Nor does it often require you to race back from Singapore airport to a gentleman's club to rescue a “lost” partner.

However, Williams, who is married, argues that, jailing apart, “I can assure you that management and marriage are similar” for the intensity of the relationship, the way your lives are entwined 24 hours a day and for the co-dependency that develops.

That’s something confirmed by Andy Kelly, who managed both the Vines and Jet when they were the hottest bands in the world with attendant brutal schedules and competing demands, mental health issues and self-inflicted “lifestyle choices” and frequent apologies to hotels, airline staff and the occasional journalist.

"Well, you fall in love, ask someone to spend the rest of their life with you and then slowly discover each other’s worst traits over the years ... that’s band management, but not my own personal experience of marriage thankfully," says Kelly who is more prone to laugh than groan over the experiences he’s encountered.

“I’d have to say that any issues of neediness or dependency can sometimes be traced back to the way management unwittingly set up some kind of learned dependence by doing absolutely everything apart from writing and performing.”

Actually, muses Kelly who is the father of a young daughter, maybe the relationship is more like parent and child. "You become so caught up in survival mode, that is to say, trying to keep one person in the band happy so the other people in the band don’t leave, so that you and the record label remain happy, and so hopefully the fans remain happy. It’s a very strange cycle to get caught up in, and not dissimilar to being an over-protective parent," he says.

"It comes from the right place, but it can definitely backfire."
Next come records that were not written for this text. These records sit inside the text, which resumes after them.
extern "C" int mstts_lsa_energy_fwd(const mstts_lsa_const* c, const float* q, int32_t q_parts, int64_t q_pstride, float* q_sum,
                                    const float* cum, float* energy, mstts_stream_t s) {
    int rc = check_const(c); if (rc) return rc;
    hipLaunchKernelGGL(lsa_energy_kernel, dim3((unsigned)c->B, cdiv(c->T, TS)), dim3(256), 0, ST(s), *c, q, (int)q_parts, (long)q_pstride, q_sum, cum, energy);
    MSTTS_CHECK_LAUNCH("lsa_energy_fwd");
    return MSTTS_OK;
}
extern "C" int mstts_lsa_context_fwd(const mstts_lsa_const* c, const float* energy, const float* cum, float* align, float* cum_next,
                                     float* ctx, int64_t ctx_ld, float* ctx2, int64_t ctx2_ld, mstts_stream_t s) {
    int rc = check_const(c); if (rc) return rc;
    hipLaunchKernelGGL(lsa_context_kernel, dim3((unsigned)c->B, cdiv(c->M, DS)), dim3(256), 0, ST(s), *c, energy, cum, align, cum_next,
                       ctx, (long)ctx_ld, ctx2, (long)ctx2_ld);
    MSTTS_CHECK_LAUNCH("lsa_context_fwd");
    return MSTTS_OK;
}
static void lsa_step_geometry(long T, long M, int* cs, int* tsl, int* dsl) {
    long n = cdiv(T, FS_TSL);
    const long nm = cdiv(M, FS_DSL);
    if (nm > n) n = nm;
    *cs = (int)n;
    *tsl = (int)cdiv(T, n);
    *dsl = (int)(cdiv(cdiv(M, n), 4) * 4);
}
extern "C" int64_t mstts_lsa_step_ws_bytes(int64_t B, int64_t T) { return (B * T + 1) * 8; }
static int lsa_step_fwd_launch(const mstts_lsa_const* c, const float* q, int32_t q_parts, int64_t q_pstride, float* q_sum,
                               const float* cum, float* align, float* cum_next, float* ctx, int64_t ctx_ld, float* ctx2, int64_t ctx2_ld,
                               const mstts_cell_packed_dst* ctx_p, void* granules, uint32_t epoch, int skip, mstts_stream_t s,
                               const LsaQIn* qin = nullptr, const LsaProj* proj = nullptr, const mstts_lsa_prenet* pre = nullptr) {
    int rc = check_const(c); if (rc) return rc;
    MSTTS_REQUIRE(granules && epoch != 0 && ((uintptr_t)granules & 7) == 0, MSTTS_ERR_SHAPE, "lsa_step_fwd: granule buffer (8-byte aligned) and a non-zero epoch required");
    PackedDst cp;
    rc = packed_dst_from(ctx_p, c->M, &cp, "ctx_p"); if (rc) return rc;
    int cs, tsl, dsl;
    lsa_step_geometry(c->T, c->M, &cs, &tsl, &dsl);
    LsaQIn qi;
    memset(&qi, 0, sizeof(qi));
    LsaProj pz;
    memset(&pz, 0, sizeof(pz));
    LsaPre px;
    memset(&px, 0, sizeof(px));
    const bool lkt = c->loc_kt && aligned16(c->loc_kt);
    if (qin && proj) {
        qi = *qin; pz = *proj;
        MSTTS_REQUIRE(cs >= 8 && qi.H == 128 * QJ && lkt, MSTTS_ERR_SHAPE, "lsa_step_fwd_qp: needs >= 8 slices, H == %d and the by-unit filter", 128 * QJ);
        MSTTS_REQUIRE(qi.m1 && qi.wq && aligned16(qi.m1) && aligned16(qi.wq) && qi.m1_ld % 4 == 0, MSTTS_ERR_ALIGN, "lsa_step_fwd_qp: m1 / wq must be 16-byte aligned");
        MSTTS_REQUIRE(pz.wp_own && aligned16(pz.wp_own) && pz.vp && pz.linear && pz.stop && pz.NP >= 2 && pz.NP <= 8 * PJ_OWN && pz.NM < pz.NP, MSTTS_ERR_SHAPE,
                      "lsa_step_fwd_qp: projection width must be 2..%d columns", 8 * PJ_OWN);
        if (pre) {
            MSTTS_REQUIRE(pre->w0 && pre->b0 && pre->w1 && pre->b1 && pre->m0 && pre->m1 && pre->out && pre->P == PR_P && pz.NM <= 8 * PR_K0 &&
                          pz.NM < PR_GLD && pz.NP == 4 * PF_Q && aligned16(pre->w0) && aligned16(pre->w1) && aligned16(pz.vp), MSTTS_ERR_SHAPE,
                          "lsa_step_fwd_qp: in-launch prenet needs P == %d, n_mel <= %d, NP == %d and 16-byte aligned w0 / w1 / vp", PR_P, 8 * PR_K0, 4 * PF_Q);
            px.w0 = pre->w0; px.b0 = pre->b0; px.w1 = pre->w1; px.b1 = pre->b1; px.m0 = pre->m0; px.m1 = pre->m1; px.inv_keep = pre->inv_keep;
            px.out = pre->out; px.out_ld = (long)pre->out_ld;
            rc = packed_dst_from(pre->out_p.base ? &pre->out_p : nullptr, PR_P, &px.out_p, "prenet out_p"); if (rc) return rc;
            px.gf = (unsigned long long*)granules + (c->B * c->T + 1 + c->B * A_);
            if (skip >= 0)
                hipLaunchKernelGGL((lsa_step_kernel<true, true, true, true, true>), dim3((unsigned)(cs * c->B)), dim3(FS_THREADS), 0, ST(s), *c, q, 0, 0L, q_sum, cum,
                                   align, cum_next, ctx, (long)ctx_ld, ctx2, (long)ctx2_ld, cp, (unsigned long long*)granules, (unsigned)epoch, tsl, dsl, cs, skip, qi, pz, px);
            else
                hipLaunchKernelGGL((lsa_step_kernel<false, true, true, true, true>), dim3((unsigned)(cs * c->B)), dim3(FS_THREADS), 0, ST(s), *c, q, 0, 0L, q_sum, cum,
                                   align, cum_next, ctx, (long)ctx_ld, ctx2, (long)ctx2_ld, cp, (unsigned long long*)granules, (unsigned)epoch, tsl, dsl, cs, -1, qi, pz, px);
        } else if (skip >= 0)
            hipLaunchKernelGGL((lsa_step_kernel<true, true, true, true>), dim3((unsigned)(cs * c->B)), dim3(FS_THREADS), 0, ST(s), *c, q, 0, 0L, q_sum, cum,
                               align, cum_next, ctx, (long)ctx_ld, ctx2, (long)ctx2_ld, cp, (unsigned long long*)granules, (unsigned)epoch, tsl, dsl, cs, skip, qi, pz, px);
        else
            hipLaunchKernelGGL((lsa_step_kernel<false, true, true, true>), dim3((unsigned)(cs * c->B)), dim3(FS_THREADS), 0, ST(s), *c, q, 0, 0L, q_sum, cum,
                               align, cum_next, ctx, (long)ctx_ld, ctx2, (long)ctx2_ld, cp, (unsigned long long*)granules, (unsigned)epoch, tsl, dsl, cs, -1, qi, pz, px);
    } else if (qin) {
        qi = *qin;
        MSTTS_REQUIRE(cs >= 8 && qi.H == 128 * QJ && lkt, MSTTS_ERR_SHAPE, "lsa_step_fwd_q: needs at least 8 slices (T > 112 or M > 672), H == %d and the by-unit filter", 128 * QJ);
        MSTTS_REQUIRE(qi.m1 && qi.wq && aligned16(qi.m1) && aligned16(qi.wq) && qi.m1_ld % 4 == 0, MSTTS_ERR_ALIGN, "lsa_step_fwd_q: m1 / wq must be 16-byte aligned");
        if (skip >= 0)
            hipLaunchKernelGGL((lsa_step_kernel<true, true, true>), dim3((unsigned)(cs * c->B)), dim3(FS_THREADS), 0, ST(s), *c, q, 0, 0L, q_sum, cum,
                               align, cum_next, ctx, (long)ctx_ld, ctx2, (long)ctx2_ld, cp, (unsigned long long*)granules, (unsigned)epoch, tsl, dsl, cs, skip, qi, pz, px);
        else
            hipLaunchKernelGGL((lsa_step_kernel<false, true, true>), dim3((unsigned)(cs * c->B)), dim3(FS_THREADS), 0, ST(s), *c, q, 0, 0L, q_sum, cum,
                               align, cum_next, ctx, (long)ctx_ld, ctx2, (long)ctx2_ld, cp, (unsigned long long*)granules, (unsigned)epoch, tsl, dsl, cs, -1, qi, pz, px);
    } else if (skip >= 0)
        hipLaunchKernelGGL(lsa_step_kernel<true>, dim3((unsigned)(cs * c->B)), dim3(FS_THREADS), 0, ST(s), *c, q, (int)q_parts, (long)q_pstride, q_sum, cum,
                           align, cum_next, ctx, (long)ctx_ld, ctx2, (long)ctx2_ld, cp, (unsigned long long*)granules, (unsigned)epoch, tsl, dsl, cs, skip, qi, pz, px);
    else if (lkt)
        hipLaunchKernelGGL((lsa_step_kernel<false, true>), dim3((unsigned)(cs * c->B)), dim3(FS_THREADS), 0, ST(s), *c, q, (int)q_parts, (long)q_pstride, q_sum, cum,
                           align, cum_next, ctx, (long)ctx_ld, ctx2, (long)ctx2_ld, cp, (unsigned long long*)granules, (unsigned)epoch, tsl, dsl, cs, -1, qi, pz, px);
    else
        hipLaunchKernelGGL(lsa_step_kernel<false>, dim3((unsigned)(cs * c->B)), dim3(FS_THREADS), 0, ST(s), *c, q, (int)q_parts, (long)q_pstride, q_sum, cum,
                           align, cum_next, ctx, (long)ctx_ld, ctx2, (long)ctx2_ld, cp, (unsigned long long*)granules, (unsigned)epoch, tsl, dsl, cs, -1, qi, pz, px);
    MSTTS_CHECK_LAUNCH("lsa_step_fwd");
    return MSTTS_OK;
}
extern "C" int mstts_lsa_step_fwd(const mstts_lsa_const* c, const float* q, int32_t q_parts, int64_t q_pstride, float* q_sum,
                                  const float* cum, float* align, float* cum_next, float* ctx, int64_t ctx_ld, float* ctx2, int64_t ctx2_ld,
                                  const mstts_cell_packed_dst* ctx_p, void* granules, uint32_t epoch, mstts_stream_t s) {
    return lsa_step_fwd_launch(c, q, q_parts, q_pstride, q_sum, cum, align, cum_next, ctx, ctx_ld, ctx2, ctx2_ld, ctx_p, granules, epoch, -1, s);
}
extern "C" int32_t mstts_lsa_step_q_supported(int64_t T, int64_t M, int64_t H) {
    int cs, tsl, dsl;
    if (T < 1 || M < 4) return 0;
    lsa_step_geometry(T, M, &cs, &tsl, &dsl);
    return cs >= 8 && H == 128 * QJ;
}
extern "C" int64_t mstts_lsa_step_q_ws_bytes(int64_t B, int64_t T) { return (B * T + 1 + B * A_) * 8; }
extern "C" int mstts_lsa_step_fwd_q(const mstts_lsa_const* c, const float* m1, int64_t m1_ld, const float* wq, int64_t H, int32_t q_bf16,
                                    float* q_sum, const float* cum, float* align, float* cum_next, float* ctx, int64_t ctx_ld, float* ctx2,
                                    int64_t ctx2_ld, const mstts_cell_packed_dst* ctx_p, void* granules, uint32_t epoch, int32_t skip_slice,
                                    mstts_stream_t s) {
    LsaQIn qi;
    qi.m1 = m1; qi.m1_ld = (long)m1_ld; qi.wq = wq; qi.H = (int)H; qi.bf16 = q_bf16 ? 1 : 0;
    return lsa_step_fwd_launch(c, nullptr, 0, 0, q_sum, cum, align, cum_next, ctx, ctx_ld, ctx2, ctx2_ld, ctx_p, granules, epoch,
                               skip_slice >= 0 ? skip_slice : -1, s, &qi);
}
extern "C" int32_t mstts_lsa_step_qp_supported(int64_t T, int64_t M, int64_t H, int64_t NP) {
    return mstts_lsa_step_q_supported(T, M, H) && NP >= 2 && NP <= 8 * PJ_OWN;
}
extern "C" int64_t mstts_lsa_step_qp_ws_bytes(int64_t B, int64_t T) { return (B * T + 1 + B * A_ + B * PR_GLD) * 8; }
extern "C" int32_t mstts_lsa_step_prenet_supported(int64_t P, int64_t NM) { return P == PR_P && NM >= 1 && NM <= 8 * PR_K0 && (NM + 1 + 3) / 4 == PF_Q; }
extern "C" int64_t mstts_lsa_proj_pack_floats(void) { return 8L * QJ * 128 * PJ_OW; }
namespace mstts {
__global__ void lsa_proj_pack_kernel(const float* __restrict__ wp, long ld, int NP, float* __restrict__ out) {
    const int idx = blockIdx.x * blockDim.x + threadIdx.x;
    if (idx >= 8 * QJ * 128 * PJ_OW) return;
    const int i = idx % PJ_OW, ch = (idx / PJ_OW) % 128, jj = (idx / (PJ_OW * 128)) % QJ, cs = idx / (PJ_OW * 128 * QJ);
    const int o = PJ_OWN * cs + i;
    out[idx] = (i < PJ_OWN && o < NP) ? wp[(long)(QJ * ch + jj) * ld + o] : 0.f;
}
}
extern "C" int mstts_lsa_proj_pack(const float* wp, int64_t ld, int64_t H, int64_t NP, float* wp_own, mstts_stream_t s) {
    MSTTS_REQUIRE(wp && wp_own && H == 128 * QJ && NP >= 1 && NP <= 8 * PJ_OWN && ld >= NP, MSTTS_ERR_SHAPE, "lsa_proj_pack: needs H == %d and NP <= %d", 128 * QJ, 8 * PJ_OWN);
    const int n = 8 * QJ * 128 * PJ_OW;
    hipLaunchKernelGGL(mstts::lsa_proj_pack_kernel, dim3((n + 255) / 256), dim3(256), 0, ST(s), wp, (long)ld, (int)NP, wp_own);
    MSTTS_CHECK_LAUNCH("lsa_proj_pack");
    return MSTTS_OK;
}
extern "C" int mstts_lsa_step_fwd_qp(const mstts_lsa_const* c, const float* m1, int64_t m1_ld, const float* wq, int64_t H, const float* wp_own,
                                     const float* vp, const float* bias, int64_t NP, int64_t NM, float* linear, float* stop, const float* cum,
                                     float* align, float* cum_next, float* ctx, int64_t ctx_ld, float* ctx2, int64_t ctx2_ld,
                                     const mstts_cell_packed_dst* ctx_p, const mstts_lsa_prenet* pre, void* granules, uint32_t epoch,
                                     int32_t skip_slice, mstts_stream_t s) {
    MSTTS_REQUIRE(c && granules, MSTTS_ERR_SHAPE, "lsa_step_fwd_qp: null pointer");
    LsaQIn qi;
    qi.m1 = m1; qi.m1_ld = (long)m1_ld; qi.wq = wq; qi.H = (int)H; qi.bf16 = 0;
    LsaProj pj;
    pj.wp_own = wp_own; pj.vp = vp; pj.bias = bias; pj.NP = (int)NP; pj.NM = (int)NM; pj.linear = linear; pj.stop = stop;
    return lsa_step_fwd_launch(c, nullptr, 0, 0, nullptr, cum, align, cum_next, ctx, ctx_ld, ctx2, ctx2_ld, ctx_p, granules, epoch,
                               skip_slice >= 0 ? skip_slice : -1, s, &qi, &pj, pre);
}
extern "C" int mstts_lsa_step_fwd_selftest(const mstts_lsa_const* c, const float* q, int32_t q_parts, int64_t q_pstride, float* q_sum,
                                           const float* cum, float* align, float* cum_next, float* ctx, int64_t ctx_ld, void* granules,
                                           uint32_t epoch, int32_t skip_slice, mstts_stream_t s) {
    MSTTS_REQUIRE(skip_slice >= 0, MSTTS_ERR_SHAPE, "lsa_step_fwd_selftest: skip_slice must be >= 0");
    return lsa_step_fwd_launch(c, q, q_parts, q_pstride, q_sum, cum, align, cum_next, ctx, ctx_ld, nullptr, 0, nullptr, granules, epoch, skip_slice, s);
}
extern "C" int mstts_lsa_dalign_bwd(const mstts_lsa_const* c, const float* d_ctx, int64_t d_ctx_ld, const float* d_ctx2, int64_t d_ctx2_ld,
                                    int32_t d_ctx2_parts, int64_t d_ctx2_pstride, const float* G_next, const float* d_f_next, float* G, float* d_align, mstts_stream_t s) {
    int rc = check_const(c); if (rc) return rc;
    MSTTS_REQUIRE(aligned16(d_ctx) && aligned16(d_ctx2) && d_ctx_ld % 4 == 0 && d_ctx2_ld % 4 == 0, MSTTS_ERR_ALIGN,
                  "lsa_dalign: d_ctx rows must be 16-byte aligned");
    hipLaunchKernelGGL(lsa_dalign_kernel, dim3((unsigned)c->B, cdiv(c->T, TS)), dim3(256), 0, ST(s), *c, d_ctx, (long)d_ctx_ld, d_ctx2,
                       (long)d_ctx2_ld, (int)d_ctx2_parts, (long)d_ctx2_pstride, G_next, d_f_next, G, d_align);
    MSTTS_CHECK_LAUNCH("lsa_dalign_bwd");
    return MSTTS_OK;
}
extern "C" int mstts_lsa_denergy_bwd(const mstts_lsa_const* c, const float* align, const float* d_align, const float* q, const float* cum,
                                     float* d_e, float* dq, float* d_f, mstts_stream_t s) {
    int rc = check_const(c); if (rc) return rc;
    hipLaunchKernelGGL(lsa_denergy_kernel, dim3((unsigned)c->B, cdiv(c->T, TS)), dim3(256), 0, ST(s), *c, align, d_align, q, cum, d_e, dq, d_f);
    MSTTS_CHECK_LAUNCH("lsa_denergy_bwd");
    return MSTTS_OK;
}
extern "C" int mstts_lsa_step_bwd(const mstts_lsa_const* c, const float* d_ctx, int64_t d_ctx_ld, const float* d_ctx2, int64_t d_ctx2_ld,
                                  int32_t d_ctx2_parts, int64_t d_ctx2_pstride, const float* G_next, const float* d_f_next, float* G,
                                  const float* align, const float* q, const float* cum, const float* ctx_fwd, int64_t ctx_fwd_ld,
                                  float* d_e, float* dq, float* d_f, mstts_stream_t s) {
    int rc = check_const(c); if (rc) return rc;
    MSTTS_REQUIRE(aligned16(d_ctx) && aligned16(d_ctx2) && d_ctx_ld % 4 == 0 && d_ctx2_ld % 4 == 0, MSTTS_ERR_ALIGN,
                  "lsa_step_bwd: d_ctx rows must be 16-byte aligned");
    MSTTS_REQUIRE(ctx_fwd && aligned16(ctx_fwd) && ctx_fwd_ld % 4 == 0, MSTTS_ERR_ALIGN, "lsa_step_bwd: the forward context rows (16-byte aligned) are required");
    MSTTS_REQUIRE(aligned16(c->loc_k), MSTTS_ERR_ALIGN, "lsa_step_bwd: the folded filter loc_k must be 16-byte aligned");
    hipLaunchKernelGGL(lsa_step_bwd_kernel, dim3((unsigned)(cdiv(c->T, TS) * c->B)), dim3(256), 0, ST(s), *c, d_ctx, (long)d_ctx_ld, d_ctx2,
                       (long)d_ctx2_ld, (int)d_ctx2_parts, (long)d_ctx2_pstride, G_next, d_f_next, G, align, q, cum, ctx_fwd, (long)ctx_fwd_ld, d_e, dq, d_f,
                       cdiv(c->T, TS));
    MSTTS_CHECK_LAUNCH("lsa_step_bwd");
    return MSTTS_OK;
}
namespace mstts { int gemm_deterministic_now(); }
static void lsa_param_geometry(long B, long T, long S, int* nt, int* chunks, int* spb, bool fixed_order) {
    *nt = cdiv(T, PT);
    int ch = (int)(2048 / (B * *nt));
    if (ch < 1) ch = 1;
    if (fixed_order) ch = 1;
    if (ch > S) ch = (int)S;
    *spb = cdiv(S, ch);
    *chunks = cdiv(S, *spb);
}
extern "C" int64_t mstts_lsa_param_bwd_ws_floats(int64_t B, int64_t T, int64_t S) {
    if (B < 1 || T < 1 || S < 1) return 0;
    int nt, chunks, spb;
    lsa_param_geometry(B, T, S, &nt, &chunks, &spb, false);
    return (int64_t)B * nt * chunks * (LP_ROWS * A_) + 2 * (int64_t)LP_GROUPS * (LP_ROWS * A_);
}
extern "C" int mstts_lsa_param_bwd(const mstts_lsa_const* c, int64_t S, const float* q_hist, const float* cum_hist, const float* de_hist,
                                   float* d_keys, float* d_loc_k, float* d_score_w, float* d_score_b, float* ws, mstts_stream_t s) {
    int rc = check_const(c); if (rc) return rc;
    if (S <= 0) return MSTTS_OK;
    MSTTS_REQUIRE(!ws || (reinterpret_cast<uintptr_t>(ws) & 7u) == 0, MSTTS_ERR_ALIGN, "lsa_param_bwd: the workspace must be 8-byte aligned");
    int nt, chunks, spb;
    lsa_param_geometry(c->B, c->T, S, &nt, &chunks, &spb, gemm_deterministic_now() != 0);
    hipLaunchKernelGGL(lsa_param_bwd_kernel, dim3((unsigned)c->B, nt, chunks), dim3(256), 0, ST(s), *c, (int)S, spb, q_hist, cum_hist,
                       de_hist, d_keys, d_loc_k, d_score_w, d_score_b, ws);
    MSTTS_CHECK_LAUNCH("lsa_param_bwd");
    if (ws) {
        const int nblk = (int)c->B * nt * chunks;
        long nb = (long)nblk * (LP_ROWS * A_);
        nb += nb & 1;
        double* gsum = reinterpret_cast<double*>(ws + nb);
        hipLaunchKernelGGL(lsa_param_reduce1_kernel, dim3(LP_ROWS * A_ / 64, LP_GROUPS), dim3(256), 0, ST(s), ws, nblk, gsum);
        MSTTS_CHECK_LAUNCH("lsa_param_reduce1");
        hipLaunchKernelGGL(lsa_param_reduce2_kernel, dim3(cdiv(LP_ROWS * A_, 256)), dim3(256), 0, ST(s), gsum, (int)c->KS, d_loc_k, d_score_w, d_score_b);
        MSTTS_CHECK_LAUNCH("lsa_param_reduce2");
    }
    return MSTTS_OK;
}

Harvey, who has one errant member of Children Collide who has been known to go missing, sometimes for days at a time ("If you check on his Facebook there's a message on there recently ‘Heath, if you read this, please phone the office’. Seriously. I left it there a couple of days ago.") laughs that "I've got 11 kids".

"I don't have any of my own children, except a step-son, but there’s 11 ‘children’ that I look after," says Harvey, who actually is more likely to sing the praises of the maturity and responsibility of her charges, in particular Living End.

However, "you also become the gatekeeper in their lives” in and outside the business.

“It's not uncommon at all for a band member, or their wife or girlfriend, to call me to check if someone is available before they can make plans for them. ‘I don’t know if I can make these plans for our wedding anniversary, I better check with Rae first’. Which is kind of weird when you think about it."

So why do it? "For the stories," Kelly says, only half jokingly.

"Can I just add that I do still love managing bands? It’s not all apologies and rehab. There is also some music and fantastic people involved, as well, and sometimes especially, the ones who make management’s lives slightly more ‘exciting’ than they would prefer.

“In fact, generally always those ones."